*** Provided entries ***

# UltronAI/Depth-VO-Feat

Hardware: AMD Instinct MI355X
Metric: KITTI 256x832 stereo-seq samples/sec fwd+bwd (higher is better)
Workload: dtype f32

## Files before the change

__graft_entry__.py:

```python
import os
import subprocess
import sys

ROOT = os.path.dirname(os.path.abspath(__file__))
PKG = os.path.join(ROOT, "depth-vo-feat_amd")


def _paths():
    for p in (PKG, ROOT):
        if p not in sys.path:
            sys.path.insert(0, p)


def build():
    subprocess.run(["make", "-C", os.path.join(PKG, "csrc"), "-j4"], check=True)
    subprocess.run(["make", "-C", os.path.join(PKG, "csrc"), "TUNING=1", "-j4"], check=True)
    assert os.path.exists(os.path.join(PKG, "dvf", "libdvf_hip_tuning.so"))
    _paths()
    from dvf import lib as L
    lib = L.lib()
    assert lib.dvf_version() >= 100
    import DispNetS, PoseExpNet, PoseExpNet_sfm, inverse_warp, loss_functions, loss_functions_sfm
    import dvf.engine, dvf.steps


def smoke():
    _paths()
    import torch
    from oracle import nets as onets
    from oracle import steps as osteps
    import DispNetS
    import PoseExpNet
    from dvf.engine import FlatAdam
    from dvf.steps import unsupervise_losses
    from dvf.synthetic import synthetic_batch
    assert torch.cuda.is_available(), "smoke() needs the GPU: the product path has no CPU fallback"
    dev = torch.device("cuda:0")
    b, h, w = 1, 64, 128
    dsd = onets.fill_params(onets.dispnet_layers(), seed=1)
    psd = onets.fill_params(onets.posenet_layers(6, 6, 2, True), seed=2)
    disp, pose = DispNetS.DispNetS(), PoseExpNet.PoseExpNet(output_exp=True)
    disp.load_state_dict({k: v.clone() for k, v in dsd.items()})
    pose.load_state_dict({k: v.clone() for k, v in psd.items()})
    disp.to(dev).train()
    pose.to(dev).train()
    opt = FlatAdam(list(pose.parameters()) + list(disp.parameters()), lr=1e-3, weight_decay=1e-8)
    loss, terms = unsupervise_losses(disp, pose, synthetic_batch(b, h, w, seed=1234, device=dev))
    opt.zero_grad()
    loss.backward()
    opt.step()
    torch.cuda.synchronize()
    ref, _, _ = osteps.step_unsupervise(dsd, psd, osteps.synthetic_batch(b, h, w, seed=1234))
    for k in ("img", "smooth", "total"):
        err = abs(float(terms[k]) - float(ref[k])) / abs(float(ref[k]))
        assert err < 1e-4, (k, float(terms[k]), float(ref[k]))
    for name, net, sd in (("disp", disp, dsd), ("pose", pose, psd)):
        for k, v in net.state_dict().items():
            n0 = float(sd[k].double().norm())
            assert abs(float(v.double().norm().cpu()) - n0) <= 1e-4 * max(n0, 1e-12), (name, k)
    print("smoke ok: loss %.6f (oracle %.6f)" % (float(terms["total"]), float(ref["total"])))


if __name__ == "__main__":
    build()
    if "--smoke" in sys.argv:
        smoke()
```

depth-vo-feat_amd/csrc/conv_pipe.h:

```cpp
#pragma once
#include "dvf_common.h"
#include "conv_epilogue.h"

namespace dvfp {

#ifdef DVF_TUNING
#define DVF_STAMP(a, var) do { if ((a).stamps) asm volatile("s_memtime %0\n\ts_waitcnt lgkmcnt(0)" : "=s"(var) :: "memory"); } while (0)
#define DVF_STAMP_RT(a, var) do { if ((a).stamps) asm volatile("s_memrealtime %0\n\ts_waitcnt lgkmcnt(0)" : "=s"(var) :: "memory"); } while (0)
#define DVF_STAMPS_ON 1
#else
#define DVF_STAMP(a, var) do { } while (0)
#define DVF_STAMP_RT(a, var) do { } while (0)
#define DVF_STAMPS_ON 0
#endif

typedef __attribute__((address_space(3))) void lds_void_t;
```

***

Task goal:
Reading through the material above, work out how many lines include "ROOT", then state that number alone.

Solution to this task:
3